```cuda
struct BfsArgs {
    const BfsItem *items;
    const unsigned *count;
    int max_items;
    const ProbDesc *prob;
    const uint32_t *pix[2];
    const int32_t *labels[2];
    const uint4 *kd_nodes[2];
    uint32_t *members[2];
    uint32_t *scratch[2];
    unsigned long long *key[2];
    int init_keys;
    KeptCluster *ktab;
    int max_k;
    double eps;
};

size_t ecb_cluster_smem_bytes(int PW, int PH, int n_cap, int max_k, bool arrays_in_smem, bool rank32);
int ecb_launch_cluster(ecb_ctx *ctx, ClusterArgs &a, int max_n);
int ecb_launch_bfs(ecb_ctx *ctx, BfsArgs &a);
int ecb_launch_bfs_general(ecb_ctx *ctx, BfsArgs &a, const double *P, int dim);
int ecb_sort_events_by_time(ecb_ctx *ctx, int64_t n);
int ecb_dbscan_general(ecb_ctx *ctx, const double *pts, int dim, const int64_t *offsets, int n_problems, double eps,
                       uint32_t min_pts, int32_t *labels, int32_t *n_clusters, int32_t *cluster_sizes, uint32_t *members);
int ecb_launch_bfs_all_items(ecb_ctx *ctx, const ProbDesc *prob, const ProbHdr *hdr, int n_prob, const int32_t *labels,
                             uint32_t *csize, uint32_t *cseed, uint32_t *coff, BfsItem *items, unsigned *count, int cap);
```

Baseline: 2.522 billion.

## Use 64-bit rank words, drop row padding word, and add 16-bit state arrays

The occupancy-bitmap rank table now holds one entry per pair of 32-bit words and uses 64-bit popcounts. This halves the rank array and the prefix-scan work. The per-row padding word is dropped, which shrinks the bitmap planes. A new kernel variant stores the state/member array as uint16 when n_cap < 32768 so more problem data fits in shared memory. The launcher picks the variant in a loop. Risks: the rank_of change alters how bits near row edges are handled once the padding word is removed, the 64-bit reads need 8-byte-aligned plane bases, and the state path for 16-bit StT appears only partly implemented (the else branch is now restricted to 4-byte StT).

New measurement: 2.618 billion (median of 6 runs). +3.8%, better.

```diff
diff --git a/eventcalib_b200/csrc/ecb_api.cu b/eventcalib_b200/csrc/ecb_api.cu
--- a/eventcalib_b200/csrc/ecb_api.cu
+++ b/eventcalib_b200/csrc/ecb_api.cu
@@ -388,7 +388,7 @@
     ca.max_k = max_k;
     ca.W = ctx->width;
     ca.H = ctx->height;
-    ca.PW = ((ca.W + 2 * ca.E + 31) >> 5) + 1;
+    ca.PW = ecb_cluster_row_words(ca.W, ca.E);
     ca.PH = ca.H + 2 * ca.E;
     ca.min_pts = params->dbscan_min_pts;
     ca.cluster_min = params->cluster_min;
@@ -677,7 +677,7 @@
     ca.max_k = max_k;
     ca.W = Wmax;
     ca.H = Hmax;
-    ca.PW = ((ca.W + 2 * ca.E + 31) >> 5) + 1;
+    ca.PW = ecb_cluster_row_words(ca.W, ca.E);
     ca.PH = ca.H + 2 * ca.E;
     ca.min_pts = min_pts;
     ca.cluster_min = 0x7FFFFFFF;
diff --git a/eventcalib_b200/csrc/ecb_cluster.cu b/eventcalib_b200/csrc/ecb_cluster.cu
--- a/eventcalib_b200/csrc/ecb_cluster.cu
+++ b/eventcalib_b200/csrc/ecb_cluster.cu
@@ -6,11 +6,12 @@
 
 namespace {
 
-template <typename RankT>
+template <typename RankT, typename StT>
 struct Smem {
     uint32_t *U, *C;
     RankT *wrank;
-    uint32_t *r_pix, *r_lab, *r_kd, *r_st;
+    uint32_t *r_pix, *r_lab, *r_kd;
+    StT *r_st;
     uint8_t *r_flag;
 };
 
@@ -51,7 +52,7 @@
     }
 }
 
-template <typename RankT, bool SM>
+template <typename RankT, typename StT, bool SM>
 __global__ void __launch_bounds__(ECB_CL_THREADS, 2) k_cluster(const ClusterArgs a) {
     extern __shared__ __align__(16) uint32_t smem_raw[];
     __shared__ uint32_t ws[33];
@@ -60,8 +61,9 @@
 
     const int tid = threadIdx.x, nthr = blockDim.x, lane = tid & 31, wid = tid >> 5, nwarp = nthr >> 5;
     const int PW = a.PW, PH = a.PH, E = a.E, NW = PW * PH;
-    Smem<RankT> s;
-    const int plane_words = 2 * NW + (int) ((NW * sizeof(RankT) + 3) / 4);
+    const int NP = (NW + 1) >> 1;
+    Smem<RankT, StT> s;
+    const int plane_words = 2 * NW + (int) ((NP * sizeof(RankT) + 3) / 4);
     uint32_t *arr;
     if constexpr (SM) {
         s.U = smem_raw;
@@ -77,9 +79,10 @@
     s.r_pix = arr;
     s.r_lab = arr + NC;
     s.r_kd = arr + 2 * NC;
-    s.r_st = arr + 4 * NC;
-    s.r_flag = reinterpret_cast<uint8_t *>(arr + 5 * NC);
-    int32_t *k_raw = reinterpret_cast<int32_t *>(arr + 5 * NC + ((NC + 3) >> 2));
+    const int st_words = sizeof(StT) == 4 ? NC : (NC + 1) >> 1;
+    s.r_st = reinterpret_cast<StT *>(arr + 4 * NC);
+    s.r_flag = reinterpret_cast<uint8_t *>(arr + (4 * NC + st_words));
+    int32_t *k_raw = reinterpret_cast<int32_t *>(arr + (4 * NC + st_words + ((NC + 3) >> 2)));
     int32_t *k_size = k_raw + a.max_k, *k_off = k_size + a.max_k;
 
     for (int i = tid; i < 2 * NW; i += nthr) s.U[i] = 0;
@@ -120,28 +123,30 @@
             s.r_pix[pid] = loc;
         }
         __syncthreads();
+        auto pair_bits = [&](int i) -> uint64_t { return 2 * i + 1 < NW ? reinterpret_cast<const uint64_t *>(s.U)[i] : (uint64_t) s.U[2 * i]; };
         uint32_t n_ranked;
         {
-            const int per = (NW + nthr - 1) / nthr;
-            const int b = tid * per, e = min(NW, b + per);
+            const int per = (NP + nthr - 1) / nthr;
+            const int b = tid * per, e = min(NP, b + per);
             uint32_t c = 0;
 #if ECB_CL_ROLL
 #pragma unroll 1
 #endif
-            for (int i = b; i < e; ++i) c += __popc(s.U[i]);
+            for (int i = b; i < e; ++i) c += __popcll(pair_bits(i));
             uint32_t ex = block_excl_scan(c, ws, &n_ranked);
 #if ECB_CL_ROLL
 #pragma unroll 1
 #endif
             for (int i = b; i < e; ++i) {
                 s.wrank[i] = (RankT) ex;
-                ex += __popc(s.U[i]);
+                ex += __popcll(pair_bits(i));
             }
         }
         __syncthreads();
         auto rank_of = [&](int x, int y) -> uint32_t {
             const int w = y * PW + (x >> 5);
-            return (uint32_t) s.wrank[w] + __popc(s.U[w] & ((1u << (x & 31)) - 1u));
+            const int b = ((w & 1) << 5) | (x & 31);
+            return (uint32_t) s.wrank[w >> 1] + __popcll(reinterpret_cast<const uint64_t *>(s.U)[w >> 1] & ((1ull << b) - 1ull));
         };
         uint32_t *child = s.r_kd;
         uint32_t *rloc = s.r_lab;
@@ -183,9 +188,9 @@
                     const uint32_t rk = rank_of(mypix[k] & 0xFFFF, mypix[k] >> 16);
                     s.r_flag[rk] = (uint8_t) fl[k];
                     rloc[rk] = mypix[k];
-                    s.r_st[tid + k * nthr] = rk;
-                }
-        } else {
+                    s.r_st[tid + k * nthr] = (StT) rk;
+                }
+        } else if constexpr (sizeof(StT) == 4) {
             uint32_t *state = s.r_st;
             const uint32_t DONE = 0x3FFFFFFFu;
             for (int pid = tid; pid < n; pid += nthr) state[pid] = (pid == 0 || s.r_pix[pid] == ECB_NONE) ? DONE : 0u;
@@ -420,7 +425,7 @@
             }
         }
         const int nw32 = (n + 31) >> 5;
-        uint32_t *seedmask = s.r_st, *seedpref = s.r_st + nw32;
+        uint32_t *seedmask = reinterpret_cast<uint32_t *>(s.r_st), *seedpref = seedmask + nw32;
         for (int i = tid; i < nw32; i += nthr) seedmask[i] = 0;
         __syncthreads();
         for (int pid = tid; pid < n; pid += nthr) {
@@ -519,7 +524,7 @@
             if (lane == 0) k_off[n_kept] = (int32_t) run;
         }
         __syncthreads();
-        uint32_t *members = s.r_st;
+        StT *members = s.r_st;
         uint32_t *gmem = a.kmem[d.pol] + d.off;
         KeptCluster *kt = a.ktab + (size_t) pb * a.max_k;
         if (n_kept > 0) {
@@ -567,7 +572,7 @@
                     uint32_t base = 0;
                     if (kidx >= 0) {
                         base = mycnt[kidx];
-                        members[k_off[kidx] + base + rk] = pid;
+                        members[k_off[kidx] + base + rk] = (StT) pid;
                     }
                     __syncwarp();
                     if (kidx >= 0 && rk == 0) mycnt[kidx] = base + __popc(peers);
@@ -582,7 +587,7 @@
                         const int pid = st + lane;
                         const bool m = pid < n && (int32_t) s.r_lab[pid] == cid;
                         const uint32_t ball = __ballot_sync(0xffffffffu, m);
-                        if (m) members[base + pos + __popc(ball & ((1u << lane) - 1u))] = pid;
+                        if (m) members[base + pos + __popc(ball & ((1u << lane) - 1u))] = (StT) pid;
                         pos += __popc(ball);
                     }
                 }
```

--------------------------------------------------

## How to complete this task
Copy out each line of the material above that holds the word "padding".

## Your solution
## Use 64-bit rank words, drop row padding word, and add 16-bit state arrays
The occupancy-bitmap rank table now holds one entry per pair of 32-bit words and uses 64-bit popcounts. This halves the rank array and the prefix-scan work. The per-row padding word is dropped, which shrinks the bitmap planes. A new kernel variant stores the state/member array as uint16 when n_cap < 32768 so more problem data fits in shared memory. The launcher picks the variant in a loop. Risks: the rank_of change alters how bits near row edges are handled once the padding word is removed, the 64-bit reads need 8-byte-aligned plane bases, and the state path for 16-bit StT appears only partly implemented (the else branch is now restricted to 4-byte StT).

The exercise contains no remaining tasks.